Paperless tax plan worries banks; automated payments might curb earnings from float.

Paperless Tax Plan Worries Banks

Internal Revenue Service plans to automate tax payments are intended to save money by reducing the amount of paper the agency must handle. But there may also be an unwelcome effect for banks: eliminating their ability to earn money on float.

As a result, many banks may offer their own automated services so they can maintain some use of the customer's funds.

Tests Under Way

Six banks - the former Bank of New England, recently acquired by Fleet/Norstar Corp.; Multibank Financial Corp.'s Durfee Attleboro Bank, Fall River, Mass.; Amoskeag Banc Shares Inc.'s Amoskeog Bank, Manchester, N.H.; State Street Bank and Trust Co.; Mellon Bank, and Shawmut Bank - are testing automated tax payments with the IRS in a small-scale project called Adept, which stands for Automated Deposit of Electronic Payment of Taxes.

Others, such as Bank of America Corp., offer customers an automated system in which payments are transferred from customer accounts when they specify and are held in a bank account till the payment is due.

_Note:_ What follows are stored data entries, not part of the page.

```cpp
template <int N, int MODE, bool RANGED = false, bool UT = false>
__device__ __forceinline__ void block_phase(const DscnnWeights& w, float* lds, int tid, PwOperands<MODE>& pwo, UnitDesc& ud,
                                            float* __restrict__ act4 = nullptr, PosRange rg = PosRange{0, 0}, PairCtx pc = PairCtx{},
                                            int off_poolbuf = OFF_POOLBUF) {
    static_assert(!UT || ((MODE == 4 || MODE == 5) && !RANGED && Leftover<1>::HAS), "unit descriptors: product paths on whole maps");
    using G = Blk<N>;
    constexpr bool PAIR = MODE == 5;
    constexpr int NP = PAIR ? 2 : 3;
    constexpr int NPROD = PAIR ? 3 : 6;
    constexpr bool KSL = Leftover<N>::HAS && (MODE == 4 || MODE == 5) && !RANGED;
    const int p_lo = RANGED ? rg.lo : 0, p_hi = RANGED ? rg.hi : G::POUT;
#ifdef KWS_X_DSCNN_SKIP_LEFTOVER
    const int n_tiles = RANGED ? (p_hi - p_lo + TW - 1) / TW : (N == 2 ? 8 : G::TILES);
#else
    const int n_tiles = RANGED ? (p_hi - p_lo + TW - 1) / TW : (KSL ? Leftover<N>::TILE : G::TILES);
#endif
    constexpr bool MFMA = MODE != 0;
    constexpr bool SPLIT = MODE >= 4;
    constexpr bool NO_STENCIL = MODE == 6;
    const int lane = tid & 63, wv = tid >> 6, half = lane >> 5, col = lane & 31;
    float* zout = lds + G::OFF_OUT;
    const float* dwtab = lds + OFF_DWTAB + G::BUF * 768;
    const float* pwb = lds + OFF_PWB + G::BUF * 64;
    float* poolbuf = lds + off_poolbuf;

    BlockTables next_tables;
    if constexpr (N < 4) {
        fetch_block_tables(w, N + 1, tid, next_tables);
        if (tid < CH) {
            zout[pidx(tid, G::POUT, G::SOUT)] = relu(pwb[tid]);
            zout[pidx(tid, G::POUT + 1, G::SOUT)] = 0.f;
        }
    } else if (!MFMA) {
        poolbuf[wv * CH + lane] = 0.f;
    }

    const float4* bias4 = reinterpret_cast<const float4*>(pwb) + half;
    const float4* dwt4 = reinterpret_cast<const float4*>(dwtab) + half * 24;
    float psum[2][16];
#pragma unroll
    for (int ct = 0; ct < 2; ++ct)
#pragma unroll
        for (int r = 0; r < 16; ++r) psum[ct][r] = 0.f;
    float stage_max = 0.f;

    for (int t = wv; t < n_tiles; t += NW) {
        const int pos = p_lo + t * TW - 1 + col;
        bool valid;
        uint32_t keep;
        float mask_l, mask_r;
        int tlo[3], thi[3];
        if constexpr (UT) {
            keep = ud.a[3];
            valid = keep != 0u;
            mask_l = __builtin_bit_cast(float, ud.m.x), mask_r = __builtin_bit_cast(float, ud.m.y);
#pragma unroll
            for (int i = 0; i < 3; ++i) {
                tlo[i] = (int)ud.a[i];
                thi[i] = tlo[i] + 32 * G::SIN;
                asm volatile("" : "+v"(tlo[i]));
                asm volatile("" : "+v"(thi[i]));
            }
        } else {
            valid = col >= 1 && col <= TW && pos < p_hi;
            keep = valid ? 0xffffffffu : 0u;
            const int posc = pos < p_lo ? p_lo : (pos < p_hi ? pos : p_hi - 1);
            const int h = posc / G::W, x = posc % G::W;
            mask_l = x > 0 ? 1.f : 0.f, mask_r = x < G::W - 1 ? 1.f : 0.f;
#pragma unroll
            for (int dh = -1; dh <= 1; ++dh) {
                const int o = G::RING ? 1 : 0;
                const int hh = h + dh - o, xx = x - o;
                const bool inside = (unsigned)hh < (unsigned)G::HI && (unsigned)xx < (unsigned)G::WI;
                const bool in_map = (unsigned)(h + dh) < (unsigned)G::H;
                const int a = inside ? hh * G::WI + xx : ((G::RING && in_map) ? G::PIN : G::PIN + 1);
                tlo[dh + 1] = G::OFF_IN + pidx(half * 8, a, G::SIN);
                thi[dh + 1] = tlo[dh + 1] + 32 * G::SIN;
                asm volatile("" : "+v"(tlo[dh + 1]));
// ... 56 lines not shown
                            acc1 = mfma_f16(pwo.ring[m & 1][1][pa], b, acc1);
                    } else {
                        if (ct == 0)
                            acc0 = mfma_bf16(pwo.ring[m & 1][0][pa], b, acc0);
                        else
                            acc1 = mfma_bf16(pwo.ring[m & 1][1][pa], b, acc1);
                    }
                    __builtin_amdgcn_sched_barrier(0);
                };
#pragma unroll
                for (int s = 0; s < 32; ++s) {
                    const int m = s >> 3, j = s & 7;
                    DwPair& wp = (s & 2) ? wq1 : wq0;
                    TapPair& tq = (s & 2) ? tq1 : tq0;
                    const bool feed = m > 0 && j < NPROD;
                    if (feed) product(0, m - 1, j);
                    if constexpr (NO_STENCIL)
                        y[j] = (s & 1) ? tq.mid.y : tq.mid.x;
                    else
                        y[j] = (s & 1) ? dw_eval(wp, tq, std::integral_constant<int, 1>{}) : dw_eval(wp, tq, std::integral_constant<int, 0>{});
                    __builtin_amdgcn_sched_barrier(0);
                    if (feed) product(1, m - 1, j);
                    if ((s & 1) && s + 3 < 32) {
                        if constexpr (!NO_STENCIL) wts_pair_load((s >> 1) + 2, wp);
                        tap_pair_load((s >> 1) + 2, tq);
                    }
                    __builtin_amdgcn_sched_barrier(0);
                    if (j == 6) {
                        if (m < 3) {
                            load_afrag(w, N, m + 1, lane, pwo.ring[(m + 1) & 1]);
                        } else if (t + NW < n_tiles) {
                            if constexpr (UT) load_unit_desc(w, N, t + NW, lane, ud_next);
                            load_afrag(w, N, 0, lane, pwo.ring[0]);
                        } else if (KSL && N == 2 && wv < 4) {
                            if constexpr (UT) load_unit_desc(w, N, Leftover<N>::TILE, lane, ud_next);
                            load_afrag(w, N, wv, lane, pwo.ring[0]);
                        } else if (N < 4) {
                            if constexpr (UT) load_unit_desc(w, N < 4 ? N + 1 : N, wv, lane, ud_next);
                            load_afrag(w, N < 4 ? N + 1 : N, 0, lane, pwo.ring[0]);
                        }
                        __builtin_amdgcn_sched_barrier(0);
                    }
                    if (j == 7) {
                        if constexpr (PAIR) {
                            split_pair8_scaled(y, bh, bl);
                        } else {
                            split3(y, bh, bm, bl);
                        }
                        __builtin_amdgcn_sched_barrier(0);
                    }
                }
#pragma unroll
                for (int q = 0; q < NPROD; ++q) {
                    product(0, 3, q);
                    product(1, 3, q);
                }
            } else {
                auto& wa = pwo.wa;
#pragma unroll
                for (int s = 0; s < 32; s += 2) {
                    TapPair& tq = (s & 2) ? tq1 : tq0;
                    DwPair& wp = (s & 2) ? wq1 : wq0;
                    float y0, y1;
                    if constexpr (MODE == 2) {
                        y0 = tq.mid.x;
                        y1 = tq.mid.y;
                    } else {
                        y0 = dw_eval(wp, tq, std::integral_constant<int, 0>{});
                        y1 = dw_eval(wp, tq, std::integral_constant<int, 1>{});
// ... 71 lines not shown
            epilogue();
            if constexpr (UT) ud = ud_next;
        } else {
            const float* pw_w = w.pw_w + (N - 1) * CH * CH;
            float y[32];
#pragma unroll
            for (int s = 0; s < 32; s += 2) {
                TapPair tq;
                tap_pair_load(s >> 1, tq);
                DwPair wp;
                wts_pair_load(s >> 1, wp);
                y[s] = dw_eval(wp, tq, std::integral_constant<int, 0>{});
                y[s + 1] = dw_eval(wp, tq, std::integral_constant<int, 1>{});
            }
#pragma unroll 1
            for (int co = 0; co < CH; ++co) {
                float part = 0.f;
#pragma unroll
                for (int s = 0; s < 32; ++s) part = fmaf(pw_w[(16 * (s >> 3) + 8 * half + (s & 7)) * CH + co], y[s], part);
                const float tot = relu(part + __shfl_xor(part, 32, 64) + pwb[co]);
                if constexpr (N < 4) {
                    if (valid && half == 0) zout[pidx(co, pos, G::SOUT)] = tot;
                } else {
                    if (act4 && valid && half == 0) act4[co * G::POUT + pos] = tot;
                    float sum = (valid && half == 0) ? tot : 0.f;
#pragma unroll
                    for (int o = 16; o >= 1; o >>= 1) sum += __shfl_xor(sum, o, 64);
                    if (lane == 0) poolbuf[wv * CH + co] += sum;
                }
            }
        }
    }

    if constexpr (KSL) {
        using L = Leftover<N>;
        if (wv >= L::WAVE0 && wv < L::WAVE0 + 4) {
            leftover_partial_unit<N, NP, UT>(lds, lane, wv - L::WAVE0, pwo.ring[0], ud);
            __builtin_amdgcn_sched_barrier(0);
            if constexpr (UT) load_unit_desc(w, N + 1, wv, lane, ud);
            load_afrag(w, N + 1, 0, lane, pwo.ring[0]);
            __builtin_amdgcn_sched_barrier(0);
            stage_max = fmaxf(stage_max, leftover_arrive<N>(lds, lane));
        }
    }
    if constexpr (N < 4) store_block_tables(lds, N + 1, tid, next_tables, pc.s_dwb, pc.s_pwb, pc.s_dww);
    if constexpr (PAIR && N <= 2) publish_wave_max(lds, N == 1 ? 2 : 0, wv, lane, stage_max);
    if constexpr (MFMA) {
        if constexpr (N < 4) {
            if (wv >= n_tiles && !(KSL && N == 1)) load_block_head(w, N + 1, lane, pwo);
        } else {
#pragma unroll
            for (int ct = 0; ct < 2; ++ct) {
                float (&q)[16] = psum[ct];
                asm volatile("s_nop 4\n\t"
                    "v_add_f32_dpp %0, %0, %0 row_shr:1 row_mask:0xf bank_mask:0xf bound_ctrl:1\n\t"
                    "v_add_f32_dpp %1, %1, %1 row_shr:1 row_mask:0xf bank_mask:0xf bound_ctrl:1\n\t"
                    "v_add_f32_dpp %2, %2, %2 row_shr:1 row_mask:0xf bank_mask:0xf bound_ctrl:1\n\t"
                    "v_add_f32_dpp %3, %3, %3 row_shr:1 row_mask:0xf bank_mask:0xf bound_ctrl:1\n\t"
                    "v_add_f32_dpp %4, %4, %4 row_shr:1 row_mask:0xf bank_mask:0xf bound_ctrl:1\n\t"
                    "v_add_f32_dpp %5, %5, %5 row_shr:1 row_mask:0xf bank_mask:0xf bound_ctrl:1\n\t"
                    "v_add_f32_dpp %6, %6, %6 row_shr:1 row_mask:0xf bank_mask:0xf bound_ctrl:1\n\t"
                    "v_add_f32_dpp %7, %7, %7 row_shr:1 row_mask:0xf bank_mask:0xf bound_ctrl:1\n\t"
                    "v_add_f32_dpp %8, %8, %8 row_shr:1 row_mask:0xf bank_mask:0xf bound_ctrl:1\n\t"
                    "v_add_f32_dpp %9, %9, %9 row_shr:1 row_mask:0xf bank_mask:0xf bound_ctrl:1\n\t"
                    "v_add_f32_dpp %10, %10, %10 row_shr:1 row_mask:0xf bank_mask:0xf bound_ctrl:1\n\t"
                    "v_add_f32_dpp %11, %11, %11 row_shr:1 row_mask:0xf bank_mask:0xf bound_ctrl:1\n\t"
                    "v_add_f32_dpp %12, %12, %12 row_shr:1 row_mask:0xf bank_mask:0xf bound_ctrl:1\n\t"
// ... 103 lines not shown
```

In this approach, the bank has the use of the customer's funds for several days.

"Float is a concern [for participants of Adept], not so much in the beginning of the project, because volumes are so small, but as it moves forward," said Kathleen S. Higginbottom, vice president at Durfee Attleboro Bank.

"The new systems banks are franchising are powerful competition to Adept," said Jim Rankin, senior program manager for the Adept project.

The IRS is preparing to evaluate Adept and is soliciting bank proposals for automating tax payments by using cash concentration, which would allow institutions some float.

The tests with banks are part of a massive overhaul of the tax administration system that the IRS unveiled early this month. The $8 billion plan, scheduled for completion by the year 2000, is designed to move the IRS from a fragmented, paper-based system to an integrated electronic system.

The IRS has been testing Adept since June 1990. For most of the year, the banks - working with some 22 corporations - sent about $24.7 million in withholding tax payments, and $406,000 in personal income tax as credits over the automated clearing-house system.

Paper-Intensive Payments

While the Adept system would be suitable for any type of tax payment over the automated clearing system, the IRS focused on withholding tax payments also called federal tax deposits, because these types of payments are extremely paper-intensive.

Corporations file to their bank endless numbers of federal tax-deposit coupons on a daily, weekly or monthly basis, depending on the volume of coupons. In turn, banks process these coupons, then send detailed payments reports to the IRS and somewhat less-detailed ones to the Federal Reserve. To date, few banks have automated this process.

These tax deposits represent 80 million transactions per year, and $800 billion worth of annual payments, with over 14,000 financial institutions processing the payments.

While the initial test phase is over, all six banks can continue to use the Adept interface to transmit tax payments, until the IRS comes up with a better solution, according to IRS officials.

Banks are not paid by the IRS for processing federal tax deposits.

Customers Threaten to Leave

"Float is a major issue," Mr. Rankin said. "If you eliminate float on the accounts, the banks go into the hole. If we do eliminate float, we will have to address this issue: Are we expecting them to do this for nothing?"

At the same time, some big customers may demand a system like Adept to use their processing burden. However, Mr. Rankin said that some large corporate customers are demanding a rebate from their banks on the interest banks making from float.

"We've had customers say we want to do Adept, and if their bank won't do it, they'll move their account." said Mr. Rankin.

Mr. Rankin said the IRS had considered paying banks on a per-transaction basis for electronic processing, but "we haven't run enough volume to see how cost-effective that would be."

In March, the Financial Management Service division of the Department of the Treasury requested proposals from financial institutions on how the agency could use cash concentration to modernize the withholding tax process, according to Cynthia L. Johnson, project manager for the cash management unit of the division.